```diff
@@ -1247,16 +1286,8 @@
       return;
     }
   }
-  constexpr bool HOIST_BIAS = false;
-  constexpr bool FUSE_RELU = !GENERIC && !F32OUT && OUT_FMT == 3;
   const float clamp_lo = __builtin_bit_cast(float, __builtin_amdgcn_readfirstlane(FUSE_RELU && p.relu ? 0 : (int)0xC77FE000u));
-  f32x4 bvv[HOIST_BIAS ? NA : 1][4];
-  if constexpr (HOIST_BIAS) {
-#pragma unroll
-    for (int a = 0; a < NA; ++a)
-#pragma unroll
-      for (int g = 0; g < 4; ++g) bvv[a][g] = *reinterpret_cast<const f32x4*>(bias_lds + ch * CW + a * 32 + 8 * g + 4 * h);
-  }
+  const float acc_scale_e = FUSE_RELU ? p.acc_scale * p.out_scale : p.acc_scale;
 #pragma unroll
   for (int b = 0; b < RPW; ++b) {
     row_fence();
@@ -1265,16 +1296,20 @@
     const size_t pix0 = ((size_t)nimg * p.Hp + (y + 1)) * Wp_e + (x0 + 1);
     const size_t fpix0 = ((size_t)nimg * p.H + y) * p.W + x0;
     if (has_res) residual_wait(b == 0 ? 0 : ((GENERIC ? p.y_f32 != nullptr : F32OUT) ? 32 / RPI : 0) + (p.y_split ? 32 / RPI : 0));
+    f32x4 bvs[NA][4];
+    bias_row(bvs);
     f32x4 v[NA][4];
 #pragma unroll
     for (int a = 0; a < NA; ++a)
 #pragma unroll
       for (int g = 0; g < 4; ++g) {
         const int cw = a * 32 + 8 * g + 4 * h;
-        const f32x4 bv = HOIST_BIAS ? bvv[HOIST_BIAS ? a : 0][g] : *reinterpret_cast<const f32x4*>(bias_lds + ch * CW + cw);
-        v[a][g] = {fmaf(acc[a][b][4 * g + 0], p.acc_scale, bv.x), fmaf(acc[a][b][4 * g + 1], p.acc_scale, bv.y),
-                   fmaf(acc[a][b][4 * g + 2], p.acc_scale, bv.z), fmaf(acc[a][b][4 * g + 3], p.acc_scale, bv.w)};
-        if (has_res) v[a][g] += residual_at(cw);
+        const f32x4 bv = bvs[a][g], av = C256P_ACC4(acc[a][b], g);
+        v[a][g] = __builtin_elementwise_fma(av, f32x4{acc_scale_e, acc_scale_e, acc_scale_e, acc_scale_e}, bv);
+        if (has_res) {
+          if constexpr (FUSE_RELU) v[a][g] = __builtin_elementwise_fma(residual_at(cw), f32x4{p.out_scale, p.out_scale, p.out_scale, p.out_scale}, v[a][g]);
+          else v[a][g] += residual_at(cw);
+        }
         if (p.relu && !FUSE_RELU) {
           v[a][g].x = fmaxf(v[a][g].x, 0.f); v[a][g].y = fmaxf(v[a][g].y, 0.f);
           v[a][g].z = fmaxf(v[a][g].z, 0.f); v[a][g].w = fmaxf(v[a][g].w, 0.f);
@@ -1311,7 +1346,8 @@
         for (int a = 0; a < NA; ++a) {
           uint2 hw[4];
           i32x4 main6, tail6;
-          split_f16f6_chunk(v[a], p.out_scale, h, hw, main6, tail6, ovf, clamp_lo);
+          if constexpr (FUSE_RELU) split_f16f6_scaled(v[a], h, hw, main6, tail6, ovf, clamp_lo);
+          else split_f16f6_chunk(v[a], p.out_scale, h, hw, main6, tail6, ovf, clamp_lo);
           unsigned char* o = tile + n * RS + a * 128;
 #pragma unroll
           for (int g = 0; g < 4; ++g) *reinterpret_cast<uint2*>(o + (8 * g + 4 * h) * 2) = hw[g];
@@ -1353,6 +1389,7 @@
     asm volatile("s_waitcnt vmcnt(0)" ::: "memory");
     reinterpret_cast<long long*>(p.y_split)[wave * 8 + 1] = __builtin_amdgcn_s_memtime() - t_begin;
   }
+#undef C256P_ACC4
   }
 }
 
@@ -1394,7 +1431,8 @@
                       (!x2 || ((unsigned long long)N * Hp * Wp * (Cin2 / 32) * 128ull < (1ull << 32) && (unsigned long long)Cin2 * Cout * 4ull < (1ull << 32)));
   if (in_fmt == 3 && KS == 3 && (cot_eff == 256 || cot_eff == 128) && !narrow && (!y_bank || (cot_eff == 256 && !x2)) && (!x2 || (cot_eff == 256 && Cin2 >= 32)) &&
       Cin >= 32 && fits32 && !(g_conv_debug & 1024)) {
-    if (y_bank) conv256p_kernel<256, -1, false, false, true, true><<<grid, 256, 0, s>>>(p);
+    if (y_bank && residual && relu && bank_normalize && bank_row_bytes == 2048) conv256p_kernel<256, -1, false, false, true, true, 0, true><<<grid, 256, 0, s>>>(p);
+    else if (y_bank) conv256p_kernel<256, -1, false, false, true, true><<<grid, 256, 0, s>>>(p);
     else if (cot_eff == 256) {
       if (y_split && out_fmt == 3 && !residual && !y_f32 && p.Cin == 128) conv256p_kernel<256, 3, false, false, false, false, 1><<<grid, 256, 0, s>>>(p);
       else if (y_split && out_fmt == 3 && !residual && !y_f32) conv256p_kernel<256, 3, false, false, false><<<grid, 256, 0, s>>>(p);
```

--

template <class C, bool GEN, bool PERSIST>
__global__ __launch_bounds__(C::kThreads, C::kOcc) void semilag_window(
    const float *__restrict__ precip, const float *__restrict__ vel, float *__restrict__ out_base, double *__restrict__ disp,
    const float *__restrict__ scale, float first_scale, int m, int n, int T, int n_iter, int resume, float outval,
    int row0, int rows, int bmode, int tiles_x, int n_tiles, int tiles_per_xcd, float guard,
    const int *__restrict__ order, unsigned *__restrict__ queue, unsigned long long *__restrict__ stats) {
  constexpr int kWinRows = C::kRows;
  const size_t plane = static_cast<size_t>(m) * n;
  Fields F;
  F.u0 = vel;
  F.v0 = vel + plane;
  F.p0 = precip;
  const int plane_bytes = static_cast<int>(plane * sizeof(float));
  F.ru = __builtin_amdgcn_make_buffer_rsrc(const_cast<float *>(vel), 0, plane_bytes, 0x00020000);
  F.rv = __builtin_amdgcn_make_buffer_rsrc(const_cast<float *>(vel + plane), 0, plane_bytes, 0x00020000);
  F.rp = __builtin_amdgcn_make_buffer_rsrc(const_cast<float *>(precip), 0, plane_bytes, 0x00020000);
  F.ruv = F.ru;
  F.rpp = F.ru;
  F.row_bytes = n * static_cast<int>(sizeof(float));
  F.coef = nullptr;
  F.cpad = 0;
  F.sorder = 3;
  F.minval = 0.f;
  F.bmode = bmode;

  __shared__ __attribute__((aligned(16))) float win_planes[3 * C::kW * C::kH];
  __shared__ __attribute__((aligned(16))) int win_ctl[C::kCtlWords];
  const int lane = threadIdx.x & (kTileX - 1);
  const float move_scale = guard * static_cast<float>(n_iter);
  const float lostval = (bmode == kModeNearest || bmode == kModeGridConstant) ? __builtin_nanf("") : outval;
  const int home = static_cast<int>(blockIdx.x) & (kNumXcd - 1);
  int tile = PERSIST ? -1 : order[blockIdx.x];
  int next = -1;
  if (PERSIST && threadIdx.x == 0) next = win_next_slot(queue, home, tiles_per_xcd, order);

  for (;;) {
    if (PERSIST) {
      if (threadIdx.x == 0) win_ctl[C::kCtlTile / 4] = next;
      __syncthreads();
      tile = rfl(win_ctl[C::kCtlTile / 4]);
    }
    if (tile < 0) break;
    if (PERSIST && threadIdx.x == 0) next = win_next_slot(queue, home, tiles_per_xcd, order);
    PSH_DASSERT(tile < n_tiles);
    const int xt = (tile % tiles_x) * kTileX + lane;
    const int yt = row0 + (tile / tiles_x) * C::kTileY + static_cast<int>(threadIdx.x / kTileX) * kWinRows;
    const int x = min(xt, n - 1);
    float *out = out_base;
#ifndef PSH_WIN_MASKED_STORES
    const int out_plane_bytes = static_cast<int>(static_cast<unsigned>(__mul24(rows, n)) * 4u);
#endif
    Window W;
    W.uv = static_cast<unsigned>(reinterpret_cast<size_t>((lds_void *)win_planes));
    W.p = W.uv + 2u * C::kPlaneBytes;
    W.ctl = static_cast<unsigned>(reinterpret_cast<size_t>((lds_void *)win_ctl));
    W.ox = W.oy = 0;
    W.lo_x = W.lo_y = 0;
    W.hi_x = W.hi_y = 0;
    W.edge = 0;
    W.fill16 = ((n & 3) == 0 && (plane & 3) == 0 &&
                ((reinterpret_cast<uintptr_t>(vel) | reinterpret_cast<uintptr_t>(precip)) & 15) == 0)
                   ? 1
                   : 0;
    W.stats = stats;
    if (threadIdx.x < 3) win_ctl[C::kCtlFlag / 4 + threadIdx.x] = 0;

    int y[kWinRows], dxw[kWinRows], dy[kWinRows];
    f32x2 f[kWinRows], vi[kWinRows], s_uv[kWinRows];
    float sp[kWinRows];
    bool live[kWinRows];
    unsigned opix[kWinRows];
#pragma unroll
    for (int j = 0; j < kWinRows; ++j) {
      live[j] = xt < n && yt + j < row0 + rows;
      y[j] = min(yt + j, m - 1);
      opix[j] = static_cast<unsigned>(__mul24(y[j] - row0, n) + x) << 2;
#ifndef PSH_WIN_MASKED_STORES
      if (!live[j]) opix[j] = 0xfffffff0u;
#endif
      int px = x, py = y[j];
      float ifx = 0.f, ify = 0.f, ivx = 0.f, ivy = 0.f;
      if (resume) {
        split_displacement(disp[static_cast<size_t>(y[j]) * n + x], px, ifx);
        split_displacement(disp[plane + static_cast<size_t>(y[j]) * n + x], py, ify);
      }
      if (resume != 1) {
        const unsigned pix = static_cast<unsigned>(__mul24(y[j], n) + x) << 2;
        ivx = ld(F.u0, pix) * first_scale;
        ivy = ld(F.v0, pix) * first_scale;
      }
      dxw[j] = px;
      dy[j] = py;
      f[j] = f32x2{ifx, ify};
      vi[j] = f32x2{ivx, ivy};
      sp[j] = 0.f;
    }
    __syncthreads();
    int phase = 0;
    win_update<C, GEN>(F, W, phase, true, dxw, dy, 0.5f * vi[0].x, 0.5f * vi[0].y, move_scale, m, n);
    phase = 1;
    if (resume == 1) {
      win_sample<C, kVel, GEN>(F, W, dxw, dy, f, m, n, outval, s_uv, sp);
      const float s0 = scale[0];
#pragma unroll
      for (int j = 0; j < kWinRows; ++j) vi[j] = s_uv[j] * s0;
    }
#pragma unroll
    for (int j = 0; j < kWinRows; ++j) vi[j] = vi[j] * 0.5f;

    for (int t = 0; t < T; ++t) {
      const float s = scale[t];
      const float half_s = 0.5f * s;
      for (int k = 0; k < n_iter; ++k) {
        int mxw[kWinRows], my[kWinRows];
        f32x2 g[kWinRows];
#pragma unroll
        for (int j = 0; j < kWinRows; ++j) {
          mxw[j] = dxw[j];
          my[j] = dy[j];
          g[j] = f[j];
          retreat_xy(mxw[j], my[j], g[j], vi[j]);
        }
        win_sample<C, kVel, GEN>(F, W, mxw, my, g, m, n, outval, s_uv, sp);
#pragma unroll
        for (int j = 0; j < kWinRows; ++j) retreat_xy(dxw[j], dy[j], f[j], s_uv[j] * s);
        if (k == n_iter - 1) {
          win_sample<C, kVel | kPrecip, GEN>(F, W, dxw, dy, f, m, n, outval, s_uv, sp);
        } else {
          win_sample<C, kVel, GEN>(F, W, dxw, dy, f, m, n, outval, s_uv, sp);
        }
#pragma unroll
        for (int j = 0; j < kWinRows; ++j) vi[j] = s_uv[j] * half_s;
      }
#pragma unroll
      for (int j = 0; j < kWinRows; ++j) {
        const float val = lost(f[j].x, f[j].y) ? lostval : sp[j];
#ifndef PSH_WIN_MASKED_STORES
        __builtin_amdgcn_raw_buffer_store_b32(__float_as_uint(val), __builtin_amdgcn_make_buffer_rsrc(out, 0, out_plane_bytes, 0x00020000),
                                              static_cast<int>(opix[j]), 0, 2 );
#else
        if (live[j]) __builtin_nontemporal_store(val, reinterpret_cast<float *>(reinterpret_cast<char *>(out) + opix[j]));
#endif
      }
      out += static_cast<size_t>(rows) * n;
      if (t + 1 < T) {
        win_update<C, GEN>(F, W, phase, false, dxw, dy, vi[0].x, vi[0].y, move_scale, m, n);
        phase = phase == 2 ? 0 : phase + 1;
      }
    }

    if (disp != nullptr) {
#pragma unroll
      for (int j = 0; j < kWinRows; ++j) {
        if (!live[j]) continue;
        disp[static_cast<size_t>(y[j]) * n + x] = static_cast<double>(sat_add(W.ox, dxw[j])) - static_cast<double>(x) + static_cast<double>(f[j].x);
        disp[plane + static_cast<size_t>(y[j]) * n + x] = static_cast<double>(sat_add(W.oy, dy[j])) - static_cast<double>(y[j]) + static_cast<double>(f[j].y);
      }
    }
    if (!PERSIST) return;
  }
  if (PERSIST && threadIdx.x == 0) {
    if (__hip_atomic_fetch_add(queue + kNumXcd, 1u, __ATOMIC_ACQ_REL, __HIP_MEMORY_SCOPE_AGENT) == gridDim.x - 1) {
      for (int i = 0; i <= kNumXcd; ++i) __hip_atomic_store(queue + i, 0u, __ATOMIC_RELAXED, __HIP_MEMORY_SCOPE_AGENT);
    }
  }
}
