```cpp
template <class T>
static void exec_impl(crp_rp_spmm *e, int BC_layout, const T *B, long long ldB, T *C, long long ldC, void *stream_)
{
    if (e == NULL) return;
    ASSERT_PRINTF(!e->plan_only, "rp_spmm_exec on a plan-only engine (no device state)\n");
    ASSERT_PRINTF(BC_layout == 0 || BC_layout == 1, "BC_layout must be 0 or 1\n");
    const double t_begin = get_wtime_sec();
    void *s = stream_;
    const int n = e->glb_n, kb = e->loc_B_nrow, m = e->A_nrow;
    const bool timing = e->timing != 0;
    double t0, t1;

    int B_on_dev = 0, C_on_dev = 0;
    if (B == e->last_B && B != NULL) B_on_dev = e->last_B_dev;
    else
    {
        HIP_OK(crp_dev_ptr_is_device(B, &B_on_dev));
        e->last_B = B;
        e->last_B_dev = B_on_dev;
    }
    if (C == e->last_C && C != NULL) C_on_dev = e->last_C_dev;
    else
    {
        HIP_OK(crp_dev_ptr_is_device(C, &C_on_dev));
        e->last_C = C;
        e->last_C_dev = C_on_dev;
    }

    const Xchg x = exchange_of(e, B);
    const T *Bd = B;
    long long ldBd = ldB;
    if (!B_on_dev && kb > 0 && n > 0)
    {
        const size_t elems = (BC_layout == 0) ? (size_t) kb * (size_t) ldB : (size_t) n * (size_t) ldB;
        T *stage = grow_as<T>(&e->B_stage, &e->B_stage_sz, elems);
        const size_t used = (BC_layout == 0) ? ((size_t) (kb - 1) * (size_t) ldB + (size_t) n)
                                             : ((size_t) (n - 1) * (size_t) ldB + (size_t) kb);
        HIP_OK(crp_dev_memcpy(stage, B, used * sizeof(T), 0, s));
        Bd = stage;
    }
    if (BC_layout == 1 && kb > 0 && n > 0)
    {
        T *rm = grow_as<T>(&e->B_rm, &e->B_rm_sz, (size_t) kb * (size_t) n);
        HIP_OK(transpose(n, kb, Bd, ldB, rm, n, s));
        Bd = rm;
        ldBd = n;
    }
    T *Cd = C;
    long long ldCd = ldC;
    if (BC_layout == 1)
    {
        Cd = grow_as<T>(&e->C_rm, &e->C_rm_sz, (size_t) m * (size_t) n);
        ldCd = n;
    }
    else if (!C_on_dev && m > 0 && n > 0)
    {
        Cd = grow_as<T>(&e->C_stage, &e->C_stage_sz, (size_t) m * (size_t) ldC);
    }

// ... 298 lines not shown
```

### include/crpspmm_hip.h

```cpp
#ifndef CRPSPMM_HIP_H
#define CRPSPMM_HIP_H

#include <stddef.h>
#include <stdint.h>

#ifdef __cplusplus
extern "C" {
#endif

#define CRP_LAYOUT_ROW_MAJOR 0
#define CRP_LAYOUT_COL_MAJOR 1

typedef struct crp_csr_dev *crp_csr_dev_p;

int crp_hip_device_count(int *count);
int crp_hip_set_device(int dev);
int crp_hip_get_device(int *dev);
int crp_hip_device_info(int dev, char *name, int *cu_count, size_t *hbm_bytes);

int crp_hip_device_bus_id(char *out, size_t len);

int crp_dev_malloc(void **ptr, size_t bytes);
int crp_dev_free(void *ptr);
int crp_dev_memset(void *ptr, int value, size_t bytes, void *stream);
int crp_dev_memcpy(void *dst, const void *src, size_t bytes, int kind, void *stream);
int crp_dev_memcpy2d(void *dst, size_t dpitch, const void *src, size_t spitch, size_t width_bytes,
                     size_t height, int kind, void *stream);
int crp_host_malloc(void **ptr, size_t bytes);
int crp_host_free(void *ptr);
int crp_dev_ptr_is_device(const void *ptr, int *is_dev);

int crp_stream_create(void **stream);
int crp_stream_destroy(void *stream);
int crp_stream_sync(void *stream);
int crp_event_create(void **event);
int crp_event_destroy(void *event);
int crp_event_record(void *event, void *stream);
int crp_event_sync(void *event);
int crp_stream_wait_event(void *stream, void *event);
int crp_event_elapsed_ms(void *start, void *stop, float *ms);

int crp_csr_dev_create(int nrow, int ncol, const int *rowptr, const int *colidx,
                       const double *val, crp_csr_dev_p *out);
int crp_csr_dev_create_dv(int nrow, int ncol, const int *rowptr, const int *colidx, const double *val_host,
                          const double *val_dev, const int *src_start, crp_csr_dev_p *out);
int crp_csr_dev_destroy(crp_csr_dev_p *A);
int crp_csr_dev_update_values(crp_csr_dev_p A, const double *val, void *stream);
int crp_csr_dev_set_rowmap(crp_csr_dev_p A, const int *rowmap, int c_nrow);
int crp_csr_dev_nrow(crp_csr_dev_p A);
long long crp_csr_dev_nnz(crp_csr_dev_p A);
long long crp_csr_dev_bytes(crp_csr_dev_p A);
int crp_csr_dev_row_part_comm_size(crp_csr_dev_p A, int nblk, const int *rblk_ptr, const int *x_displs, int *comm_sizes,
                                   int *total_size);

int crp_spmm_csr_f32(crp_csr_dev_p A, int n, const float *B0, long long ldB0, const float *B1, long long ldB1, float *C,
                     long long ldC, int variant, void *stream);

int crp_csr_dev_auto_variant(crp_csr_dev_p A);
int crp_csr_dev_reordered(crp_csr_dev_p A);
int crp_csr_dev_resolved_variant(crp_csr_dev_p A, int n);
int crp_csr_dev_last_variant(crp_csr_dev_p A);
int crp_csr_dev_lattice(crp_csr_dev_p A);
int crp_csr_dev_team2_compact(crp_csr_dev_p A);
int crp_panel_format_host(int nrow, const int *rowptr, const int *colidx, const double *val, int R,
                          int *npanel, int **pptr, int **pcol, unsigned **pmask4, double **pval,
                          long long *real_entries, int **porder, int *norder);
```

=== Your task ===
A single figure is expected: the count of lines in the data above that include the word "resume".

=== Task output ===
4